Rescuers search for over 20 girls from Texas camp as flooding death toll rises to 32

At least 32 people, including 14 children, are dead following torrential rains and flooding in Texas, Kerr County Sheriff Larry Leitha said at a Saturday news conference.
Leitha said that the sheriff's office is trying to figure out who some of the dead people are. Officials are still working to locate the 27 people still missing from Camp Mystic, he added.
The private Christian summer camp is nestled near the Guadalupe River, which surged suddenly on Friday amid relentless rainfall. Officials indicated earlier that everyone at the other 18 or so sites along the river has been found.
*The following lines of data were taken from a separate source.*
# glennhickey/teHmm

Hardware: AMD Instinct MI355X
Metric: genome positions/sec (Viterbi+posterior), 35 states x 10 tracks (higher is better)
Workload: dtype f64

## Files before the change

### tehmm_amd/csrc/tehmm_coop.hip.h

```cpp
#pragma once
#include "tehmm_kernels.hip.h"

namespace tehmm {

typedef double d2v __attribute__((ext_vector_type(2)));
typedef __attribute__((address_space(3))) const d2v lds_cd2;
__device__ __forceinline__ lds_cd2 *lds_row(const double *row) {
  unsigned a = (unsigned)(size_t)(__attribute__((address_space(3))) const double *)row;
  asm volatile("v_mov_b32 %0, %1" : "=v"(a) : "v"(a));
  return (lds_cd2 *)(size_t)a;
}

template <int NT>
__device__ __forceinline__ void rep_rows(double v, double (&r)[(NT + 15) / 16]) {
  const unsigned lo = __double2loint(v), hi = __double2hiint(v);
  const auto a = __builtin_amdgcn_permlane32_swap(lo, lo, false, false);
  const auto b = __builtin_amdgcn_permlane32_swap(hi, hi, false, false);
  const auto c = __builtin_amdgcn_permlane16_swap(a[0], a[0], false, false);
  const auto d = __builtin_amdgcn_permlane16_swap(b[0], b[0], false, false);
  r[0] = __hiloint2double((int)d[0], (int)c[0]);
  if constexpr (NT > 16) r[1] = __hiloint2double((int)d[1], (int)c[1]);
  if constexpr (NT > 32) {
    const auto e = __builtin_amdgcn_permlane16_swap(a[1], a[1], false, false);
    const auto f = __builtin_amdgcn_permlane16_swap(b[1], b[1], false, false);
    r[2] = __hiloint2double((int)f[0], (int)e[0]);
    if constexpr (NT > 48) r[3] = __hiloint2double((int)f[1], (int)e[1]);
  }
}
template <int L>
__device__ __forceinline__ double bcast(double v) {
  return __longlong_as_double(
      __builtin_amdgcn_mov_dpp(__double_as_longlong(v), 0x150 + L, 0xf, 0xf, true));
}
template <int F, int NT>
struct BcastAdd {
  static __device__ __forceinline__ void run(const double (&r)[(NT + 15) / 16], const double (&ltc)[NT],
                                             double (&x)[NT]) {
    x[F] = bcast<F & 15>(r[F >> 4]) + ltc[F];
    BcastAdd<F + 1, NT>::run(r, ltc, x);
  }
};
template <int NT>
struct BcastAdd<NT, NT> {
  static __device__ __forceinline__ void run(const double (&)[(NT + 15) / 16], const double (&)[NT],
                                             double (&)[NT]) {}
};
template <int F, int NT>
struct BcastFma {
  static __device__ __forceinline__ void run(const double (&r)[(NT + 15) / 16], const double (&ac)[NT],
                                             double (&s)[4]) {
    asm volatile("v_fmac_f64_dpp %0, %1, %2 row_newbcast:%3 row_mask:0xf bank_mask:0xf"
                 : "+v"(s[F & 3])
                 : "v"(r[F >> 4]), "v"(ac[F]), "n"(F & 15));
    BcastFma<F + 1, NT>::run(r, ac, s);
  }
};
template <int NT>
struct BcastFma<NT, NT> {
  static __device__ __forceinline__ void run(const double (&)[(NT + 15) / 16], const double (&)[NT],
                                             double (&)[4]) {}
};

__device__ __forceinline__ double exp_nonpos(double y) {
  const double k = rint(y * 1.4426950408889634);
  double r = fma(k, -6.93147180369123816490e-01, y);
  r = fma(k, -1.90821492927058770002e-10, r);
  double p = 1.6059043836821613e-10;
  p = fma(p, r, 2.08767569878681e-09);
  p = fma(p, r, 2.505210838544172e-08);
  p = fma(p, r, 2.755731922398589e-07);
  p = fma(p, r, 2.7557319223985893e-06);
  p = fma(p, r, 2.48015873015873e-05);
  p = fma(p, r, 1.984126984126984e-04);
  p = fma(p, r, 1.388888888888889e-03);
  p = fma(p, r, 8.333333333333333e-03);
  p = fma(p, r, 4.1666666666666664e-02);
  p = fma(p, r, 1.6666666666666666e-01);
  p = fma(p, r, 0.5);
  p = fma(p, r, 1.0);
  p = fma(p, r, 1.0);
  const double res = ldexp(p, (int)k);
  return y < -1100.0 ? 0.0 : res;
}

template <int NT>
__device__ __forceinline__ void emis_rows(const EmisTab &e, const double *ltab, int64_t gpos,
                                          double (&x)[NT]) {
  const uint32_t *row = e.obs32 + gpos * e.KPW;
#pragma unroll
  for (int j = 0; j < NT; ++j) x[j] = 0.0;
  uint32_t wn = row[0];
  for (int d = 0; d < e.KPW; ++d) {
    const uint32_t w = wn;
    if (d + 1 < e.KPW) wn = row[d + 1];
#pragma unroll
    for (int bb = 0; bb < 4; ++bb) {
      const int k = 4 * d + bb;
      if (k < e.K) {
        const int sym = (int)((w >> (8 * bb)) & 0xffu);
        const bool inr = sym < e.rowcnt[k];
        const int lb = e.ldsbase[k];
        if (lb >= 0) {
          lds_cd2 *tr = (lds_cd2 *)(size_t)((unsigned)(size_t)(
              __attribute__((address_space(3))) const double *)ltab +
              (unsigned)((inr ? lb + sym : e.lds_zero) * NT * 8));
#pragma unroll
          for (int jj = 0; jj < NT / 2; ++jj) {
            const d2v v = tr[jj];
            x[2 * jj] += v.x;
            x[2 * jj + 1] += v.y;
          }
        } else {
          const double2 *tr = (const double2 *)(e.tab + (int64_t)(inr ? e.rowbase[k] + sym : e.zero_row) * NT);
#pragma unroll
          for (int jj = 0; jj < NT / 2; ++jj) {
            const double2 v = tr[jj];
            x[2 * jj] += v.x;
            x[2 * jj + 1] += v.y;
          }
        }
      }
    }
  }
#pragma unroll
  for (int j = 0; j < NT; ++j) x[j] *= e.normalize;
  if (e.ratios) {
    const double r = e.ratios[gpos];
#pragma unroll
    for (int j = 0; j < NT; ++j) x[j] *= r;
  }
}

template <int NT, bool LINEAR, bool ASCENDING, bool TRATIO>
__device__ __forceinline__ void emis_block(const EmisTab &e, const double *ltab, int64_t gbase,
                                           int np, int lane, int N, bool &seen, int *dead,
                                           const double *ltdiag, const double *tratios,
                                           double *ring, int RS, double *ms) {
  const bool act = lane < np;
  const int64_t gpos = gbase + (act ? lane : np - 1);
  double x[NT];
  emis_rows<NT>(e, ltab, gpos, x);
  double m = x[0];
#pragma unroll
  for (int j = 1; j < NT; ++j) m = fmax(m, j < N ? x[j] : -INFINITY);
  const bool good = m > -1e20;
  bool zero;
  if (ASCENDING) {
    const unsigned long long gm = __ballot(good && act);
    const int first = gm ? __ffsll((long long)gm) - 1 : 64;
    zero = !seen && lane < first;
    if (!good && !zero && act && dead) *dead = 1;
    if (gm) seen = true;
  } else {
    zero = !good;
  }
  if (zero) {
#pragma unroll
    for (int j = 0; j < NT; ++j) x[j] = 0.0;
    m = 0.0;
  }
  if (TRATIO) {
    const double r = tratios[gpos];
    if (r > 1.) {
      m = -INFINITY;
#pragma unroll
      for (int j = 0; j < NT; ++j) {
        x[j] += ltdiag[j] * (r - 1.);
        m = fmax(m, j < N ? x[j] : -INFINITY);
      }
    }
  }
  if (act) {
    double *dst = ring + lane * RS;
    if (LINEAR) {
#pragma unroll
      for (int j = 0; j < NT; ++j) dst[j] = j < N ? exp_nonpos(x[j] - m) : 0.0;
      ms[lane] = m;
    } else {
#pragma unroll
      for (int j = 0; j < NT; ++j) dst[j] = x[j];
    }
  }
}

__device__ __forceinline__ void stage_emis_table(const EmisTab &e, double *ltab, int NT) {
  const int n = e.lds_rows * NT;
  for (int i = threadIdx.x; i < n; i += blockDim.x) ltab[i] = e.ltab_src[i];
}
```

On Saturday afternoon, officials indicated that search operations will keep going until everyone who is missing is discovered.
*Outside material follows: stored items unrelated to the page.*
def eval_loss_from_news(eng, news_all: torch.Tensor, his_idx, pred_idx, y):
    his_idx, pred_idx = np.asarray(his_idx), np.asarray(pred_idx)
    B, C = his_idx.shape[0], pred_idx.shape[1]
    H, E = his_idx.shape[1], eng.E
    idx = torch.from_numpy(np.ascontiguousarray(np.concatenate([his_idx.reshape(-1), pred_idx.reshape(-1)]), dtype=np.int32)).to(eng.device)
    NE = torch.empty(B * (H + C), E, device=eng.device)
    S = _hip.stream_handle
    _hip.call("ebn_gather_rows_f32", _hip.ptr(idx), _hip.ptr(news_all), _hip.ptr(NE), B * (H + C), E, news_all.shape[0], None, -1,
              ctypes.c_float(0.0), None, S())
    user = eng.encode_users_from_news(NE[: B * H].view(B, H, E))
    cand = NE[B * H:]
    scores, probs = torch.empty(B, C, device=eng.device), torch.empty(B, C, device=eng.device)
    _hip.call("ebn_score_fwd_f32", _hip.ptr(cand), _hip.ptr(user), _hip.ptr(scores), _hip.ptr(probs), B, C, E, 0, S())
    labels = (y if isinstance(y, torch.Tensor) else torch.from_numpy(np.ascontiguousarray(np.asarray(y, dtype=np.float32))))
    labels = labels.to(device=eng.device, dtype=torch.float32).reshape(B, C).contiguous()
    rows, junk_c, junk_u = torch.empty(B, device=eng.device), torch.empty(B * C, E, device=eng.device), torch.empty(B, E, device=eng.device)
    loss = torch.empty(1, device=eng.device)
    _hip.call("ebn_score_loss_bwd_f32", _hip.ptr(cand), _hip.ptr(user), _hip.ptr(scores), _hip.ptr(labels), _hip.ptr(rows),
              _hip.ptr(junk_c), _hip.ptr(junk_u), B, C, E, eng.loss_kind, ctypes.c_float(1.0 / B), S())
    _hip.call("ebn_sum_f32", _hip.ptr(rows), B, ctypes.c_float(1.0), _hip.ptr(loss), 0, S())
    return loss, probs


def glorot_uniform_np(shape, seed):
    rng = np.random.default_rng(seed)
    lim = math.sqrt(6.0 / (shape[0] + shape[-1]))
    return rng.uniform(-lim, lim, size=shape).astype(np.float32)


class FlatParams:

    def __init__(self, shapes: dict, device):
        self.shapes = dict(shapes)
        self.offsets = {}
        off = 0
        for name, shp in shapes.items():
            self.offsets[name] = off
            off += -(-int(np.prod(shp)) // _ALIGN) * _ALIGN
        self.numel = off
        self.data = torch.zeros(off, device=device)
        self.grad = torch.zeros(off, device=device)
        self.m = torch.zeros(off, device=device)
        self.v = torch.zeros(off, device=device)

    def view(self, name, buf=None):
        buf = self.data if buf is None else buf
        n = int(np.prod(self.shapes[name]))
        return buf[self.offsets[name]: self.offsets[name] + n].view(*self.shapes[name])

    def g(self, name):
        return self.view(name, self.grad)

Several girls who are reported missing were in the low-lying cabins on the “Flats,” where junior and intermediate campers live, less than 500 feet from the river bank. Senior campers stay in the nine cabins farther from the river, in a section of the camp called “Senior Hill.”
About 750 girls were attending the camp this week, Lt. Gov. Dan Patrick of Texas said at a news conference Friday.
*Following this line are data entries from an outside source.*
## Files before the change

### flowmap_b200/csrc/fm_kernels.cu

```cuda
#include <cuda_runtime.h>
#include <stdio.h>
#include <string.h>
#include <stdlib.h>

#include "../../include/flowmap_b200.h"
#include "fm_ate.cuh"
#include "fm_host.h"
#include "fm_pixel.cuh"

namespace fm_host {
namespace {
thread_local char g_err[512] = "";
unsigned long long g_launches = 0;
}
int fail(const char* what, cudaError_t e) {
  snprintf(g_err, sizeof(g_err), "%s: %s", what, cudaGetErrorString(e));
  return 1;
}
int fail_msg(const char* what) {
  snprintf(g_err, sizeof(g_err), "%s", what);
  return 2;
}
void count_launch() { __atomic_add_fetch(&g_launches, 1, __ATOMIC_RELAXED); }
const char* last_error() { return g_err; }
// ... 1409 lines not shown
    p[i] = pp; m[i] = mm; v[i] = vv;
  }
}

__global__ void __launch_bounds__(kThreads)
k_adam_frames_ragged(float* __restrict__ p, const float* __restrict__ g, float* __restrict__ m, float* __restrict__ v,
                     size_t frame_elems, const int* __restrict__ row_offset, int pairs, int lo, int hi, float beta1,
                     float beta2, float omb1, float omb2, float eps, const float* __restrict__ consts) {
  const float step_size = __ldg(consts), bc2_sqrt = __ldg(consts + 1);
  const int span = hi - lo, b = blockIdx.y / span, f = lo + (blockIdx.y - b * span);
  const int r0 = __ldg(row_offset + b);
  if (f >= __ldg(row_offset + b + 1) - r0 - pairs) return;
  const size_t o = ((size_t)(r0 - pairs * b) + f) * frame_elems;
  p += o; g += o; m += o; v += o;
  for (size_t i = (size_t)blockIdx.x * kThreads + threadIdx.x; i < frame_elems; i += (size_t)gridDim.x * kThreads) {
    float pp = p[i], gg = g[i], mm = m[i], vv = v[i];
    FM_ADAM1(pp, gg, mm, vv)
    p[i] = pp; m[i] = mm; v[i] = vv;
  }
#undef FM_ADAM1
}

constexpr int kTrackAcc = 10;
constexpr int kTrackRec = 24;

struct SegInfo { int sample_start, rows, n, start_frame; };

struct TrackShard {
  int depth_frame0, src_lo, src_hi;
  __device__ __forceinline__ bool owns(int frame) const { return frame >= src_lo && frame < src_hi; }
};

__device__ __forceinline__ SegInfo load_seg(const int* seg, int s) {
  const int4 v = __ldg(reinterpret_cast<const int4*>(seg) + s);
  SegInfo i; i.sample_start = v.x; i.rows = v.y; i.n = v.z; i.start_frame = v.w;
  return i;
}

__device__ __forceinline__ void load_segment_frames(float* sm, const float* ext, const float* k4,
                                                    const SegInfo& si, int source_frame) {
  const float* Ps = ext + (size_t)source_frame * 16;
  for (int row = threadIdx.x; row < si.rows; row += blockDim.x) {
    const float* P = ext + (size_t)(si.start_frame + row) * 16;
    float* o = sm + row * kTrackRec;
    float v[kTrackRec];
    float* R = v;
    double t[3];
#pragma unroll
    for (int i = 0; i < 3; ++i) {
      R[i * 3 + 0] = __ldg(P + i * 4 + 0); R[i * 3 + 1] = __ldg(P + i * 4 + 1); R[i * 3 + 2] = __ldg(P + i * 4 + 2);
      t[i] = (double)__ldg(P + i * 4 + 3) - (double)__ldg(Ps + i * 4 + 3);
      v[9 + i] = (float)t[i];
    }
#pragma unroll
    for (int i = 0; i < 3; ++i)
      v[12 + i] = (float)-((double)R[0 * 3 + i] * t[0] + (double)R[1 * 3 + i] * t[1] + (double)R[2 * 3 + i] * t[2]);
    const float4 k = __ldg(reinterpret_cast<const float4*>(k4) + si.start_frame + row);
    v[15] = k.x; v[16] = k.y; v[17] = k.z; v[18] = k.w; v[19] = 1.0f / k.x; v[20] = 1.0f / k.y;
    v[21] = v[22] = v[23] = 0.f;
#pragma unroll
    for (int i = 0; i < kTrackRec / 4; ++i)
      reinterpret_cast<float4*>(o)[i] = make_float4(v[4 * i], v[4 * i + 1], v[4 * i + 2], v[4 * i + 3]);
  }
  __syncthreads();
}
static_assert(kTrackRec % 4 == 0, "frame records are read as float4");
struct TrackRec {
  float R[9], t[3], c[3];
  Cam k;
};
__device__ __forceinline__ TrackRec load_rec(const float* rec) {
  const float4* r4 = reinterpret_cast<const float4*>(rec);
  const float4 a = r4[0], b = r4[1], c = r4[2], d = r4[3], e = r4[4], f = r4[5];
  TrackRec r;
  r.R[0] = a.x; r.R[1] = a.y; r.R[2] = a.z; r.R[3] = a.w; r.R[4] = b.x; r.R[5] = b.y; r.R[6] = b.z; r.R[7] = b.w;
  r.R[8] = c.x; r.t[0] = c.y; r.t[1] = c.z; r.t[2] = c.w;
  r.c[0] = d.x; r.c[1] = d.y; r.c[2] = d.z;
  r.k.fx = d.w; r.k.fy = e.x; r.k.cx = e.y; r.k.cy = e.z; r.k.ifx = e.w; r.k.ify = f.x;
  return r;
}
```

Camp Mystic has been run by the same family over generations since the 1930s, and some of its buildings have been standing since the 1920s. The camp brochure says that the cottages are made of local stone.
About five miles downstream where the two forks of the river converge, the water rose to at least 29 feet on Friday morning, the second-greatest height on record and the highest since the deadly 1987 flood. Ten feet is the start of the flood stage.